A round of mce_softirq() may handle multiple deferred MCE's.
 1/ If all of them are LMCE's, then mce_softirq() is called on one CPU
    and should not wait for others.
 2/ If at least one of them is non-local MCE, then mce_softirq()
    should sync with other CPUs. mce_softirq() should check those two
    cases and handle them accordingly.

Because mce_softirq() can be interrupted by MC# again, we should also
ensure the deferred MCE handling in mce_softirq() is immutable to the
change of the checking result.

A per-cpu list 'lmce_pending' is introduced to 'struct mc_telem_cpu_ctl'
along with the existing per-cpu list 'pending' for LMCE handling.

MC# handler mcheck_cmn_handler() ensures that
 1/ if all deferred MCE's on a CPU are LMCE's, then all of their
    telemetries will be only in 'lmce_pending' on that CPU;
 2/ if at least one of deferred MCE on a CPU is not LMCE, then all
    telemetries of deferred MCE's on that CPU will be only in
    'pending' on that CPU.

Therefore, the non-empty of 'lmce_pending' can be used to determine
whether it's the former of the beginning two cases in MCE softirq
handler mce_softirq().

mce_softirq() atomically moves deferred MCE's from either list
'lmce_pending' on the current CPU or lists 'pending' on the current or
other CPUs to list 'processing' in the current CPU, and then handles
deferred MCE's in list 'processing'.  New coming MC# before and after
the atomic move, which change the result of the check, do not change
whether MCE's in 'processing' are LMCE or not, so mce_softirq() can
still handle 'processing' according to the result of previous check.

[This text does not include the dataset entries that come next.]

template <int C, int H, int W, int MT, int NTOT, int NT, bool RELU_IN, bool GATED = false>
__device__ __forceinline__ void resident_conv(float *smem, int src_off, int dst_off, bool residual, const float *wpk,
                                              const float *bias, float *save, const LaneMap::T<MT> &lm, int n0, int lane,
                                              const float *mask = nullptr)
{
    constexpr int ROWS = H + 2, G = 4, PLANE_RAW = ROWS * W + 2 * G;
    constexpr int PLANE = PLANE_RAW + ((16 - PLANE_RAW % 32) + 32) % 32;
    constexpr int KS = 9 * (C / 4);
    const int g = lane >> 4;
    float wa[NT][KS];
    const float4 *pw = reinterpret_cast<const float4 *>(wpk);
#pragma unroll
    for (int s4 = 0; s4 < KS / 4; ++s4)
#pragma unroll
        for (int n = 0; n < NT; ++n) {
            const float4 v = pw[(s4 * NTOT + n0 + n) * 64 + lane];
            wa[n][4 * s4 + 0] = v.x;
            wa[n][4 * s4 + 1] = v.y;
            wa[n][4 * s4 + 2] = v.z;
            wa[n][4 * s4 + 3] = v.w;
        }
    float bias_r[NT][4];
#pragma unroll
    for (int n = 0; n < NT; ++n)
#pragma unroll
        for (int r = 0; r < 4; ++r) bias_r[n][r] = (GATED || !bias) ? 0.f : bias[(n0 + n) * 16 + g * 4 + r];
    float gate[GATED ? MT : 1][NT][4];
    if constexpr (GATED) {
        const __amdgpu_buffer_rsrc_t mask_b = buffer_of(mask);
#pragma unroll
        for (int m = 0; m < MT; ++m)
#pragma unroll
            for (int n = 0; n < NT; ++n)
#pragma unroll
                for (int r = 0; r < 4; ++r)
                    gate[m][n][r] = buffer_f32(mask_b, lm.pix[m] < H * W ? (((n0 + n) * 16 + g * 4 + r) * (H * W) + lm.pix[m]) * 4
                                                                         : kOutside);
    }

    __syncthreads();
    int base[MT];
#pragma unroll
    for (int m = 0; m < MT; ++m) base[m] = lm.lofs[m] + src_off;
    f32x4 acc[NT][MT];
#pragma unroll
    for (int n = 0; n < NT; ++n)
#pragma unroll
        for (int m = 0; m < MT; ++m) acc[n][m] = f32x4{0.f, 0.f, 0.f, 0.f};

    constexpr int SB = (MT * NT >= 4) ? 2 : 4;
    constexpr int NB = (KS + SB - 1) / SB;
    float raw[2][SB][MT];
    auto load_block = [&](int j, float (&r)[SB][MT]) {
#pragma unroll
        for (int u = 0; u < SB; ++u) {
            const int s = j * SB + u;
            if (s < KS) {
                const int tap = s / (C / 4), cs = s % (C / 4);
                const int tap_off = (tap / 3) * W + (tap % 3);
#pragma unroll
                for (int m = 0; m < MT; ++m) r[u][m] = smem[base[m] + cs * 4 * PLANE + tap_off];
            }
        }
    };
    load_block(0, raw[0]);
    static_for<0, NB>([&](auto jc) {
        constexpr int j = decltype(jc)::value;
        float bv[SB][MT];
#pragma unroll
        for (int u = 0; u < SB; ++u) {
            const int s = j * SB + u;
            if (s < KS) {
                const int kx = (s / (C / 4)) % 3;
#pragma unroll
                for (int m = 0; m < MT; ++m) {
                    float x = raw[j & 1][u][m];
                    if (kx != 1) {
                        const float hi = kx == 0 ? lm.hi_l[m] : lm.hi_r[m];
                        x = __builtin_amdgcn_fmed3f(x, RELU_IN ? 0.f : -hi, hi);
                    } else if (RELU_IN) {
                        x = relu1(x);
                    }
                    bv[u][m] = x;
                }
            }
        }
        __builtin_amdgcn_sched_barrier(0);
        if constexpr (j + 1 < NB) load_block(j + 1, raw[(j + 1) & 1]);
#pragma unroll
        for (int u = 0; u < SB; ++u) {
            const int s = j * SB + u;
            if (s < KS) {
#pragma unroll
                for (int m = 0; m < MT; ++m)
#pragma unroll
                    for (int n = 0; n < NT; ++n) acc[n][m] = mfma16(wa[n][s], bv[u][m], acc[n][m]);
            }
        }
        __builtin_amdgcn_sched_barrier(0);
    });
#pragma unroll
    for (int m = 0; m < MT; ++m) {
        if (lm.pix[m] < H * W) {
#pragma unroll
            for (int n = 0; n < NT; ++n)
#pragma unroll
                for (int r = 0; r < 4; ++r) {
                    const int co = (n0 + n) * 16 + g * 4 + r;
                    const int lo = dst_off + co * PLANE + G + W + lm.pix[m];
                    float val = acc[n][m][r] + bias_r[n][r];
                    if constexpr (GATED) val = gate[m][n][r] > 0.f ? val : 0.f;
                    if (residual) val = val + smem[lo];
                    smem[lo] = val;
                    if (save) save[(size_t)co * (H * W) + lm.pix[m]] = val;
                }
        }
    }
}

struct StackFullArgs {
    const float *in;
// ... 56 lines not shown
                const int u = u0 + sub;
                const int co = u / HO, yo = u % HO;
                if (sub < RPW && co < C) {
                    const float *src = smem + B_OFF + co * SI::PLANE + SI::G + WI + (2 * yo - 1) * WI + 2 * xo - 1;
                    float best;
                    int best_tap;
                    pool_window_lds<HI % 2 == 0, WI % 2 == 0>(src, WI, yo > 0, 2 * yo + 1 < HI, xo > 0, 2 * xo + 1 < WI, best, best_tap);
                    smem[X_OFF + co * SO::PLANE + SO::G + WO + yo * WO + xo] = best;
                    const size_t oi = out_img + ((size_t)co * HO + yo) * WO + xo;
                    if (a.pooled) a.pooled[oi] = best;
                    if (a.argmax) a.argmax[oi] = (uint8_t)best_tap;
                }
            }
        }
        const size_t out_img = (size_t)img * C * HO * WO;
#pragma unroll 1
        for (int layer = 0; layer < 4; ++layer) {
            const int odd = layer & 1;
            float *save = a.save[layer] ? a.save[layer] + out_img : nullptr;
            resident_conv<C, HO, WO, MTO, SO::NT, NT, true>(smem, odd ? Y_OFF : X_OFF, odd ? X_OFF : Y_OFF, odd != 0,
                                                            a.w[1 + layer], a.bias[1 + layer], save, lmo, n0, lane);
        }
    }
}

Signed-off-by: Haozhong Zhang <haozhong.zhang@intel.com>
Reviewed-by: Jan Beulich <jbeulich@suse.com>
---
Changes in v5:
 * Adapt for changes in Patch 2.
 * Add comment in mctelem_defer() to explain why the two separate exchanges
   togerther can be treated as atomic.

Cc: Jan Beulich <jbeulich@suse.com>
Cc: Andrew Cooper <andrew.cooper3@citrix.com>
---
 xen/arch/x86/cpu/mcheck/mcaction.c |   4 +-
 xen/arch/x86/cpu/mcheck/mce.c      |  68 ++++++++++++++----------
 xen/arch/x86/cpu/mcheck/mce.h      |   1 +
 xen/arch/x86/cpu/mcheck/mctelem.c  | 104 ++++++++++++++++++++++++++++++++++---
 xen/arch/x86/cpu/mcheck/mctelem.h  |   5 +-
 xen/arch/x86/cpu/mcheck/x86_mca.h  |   4 +-
 6 files changed, 147 insertions(+), 39 deletions(-)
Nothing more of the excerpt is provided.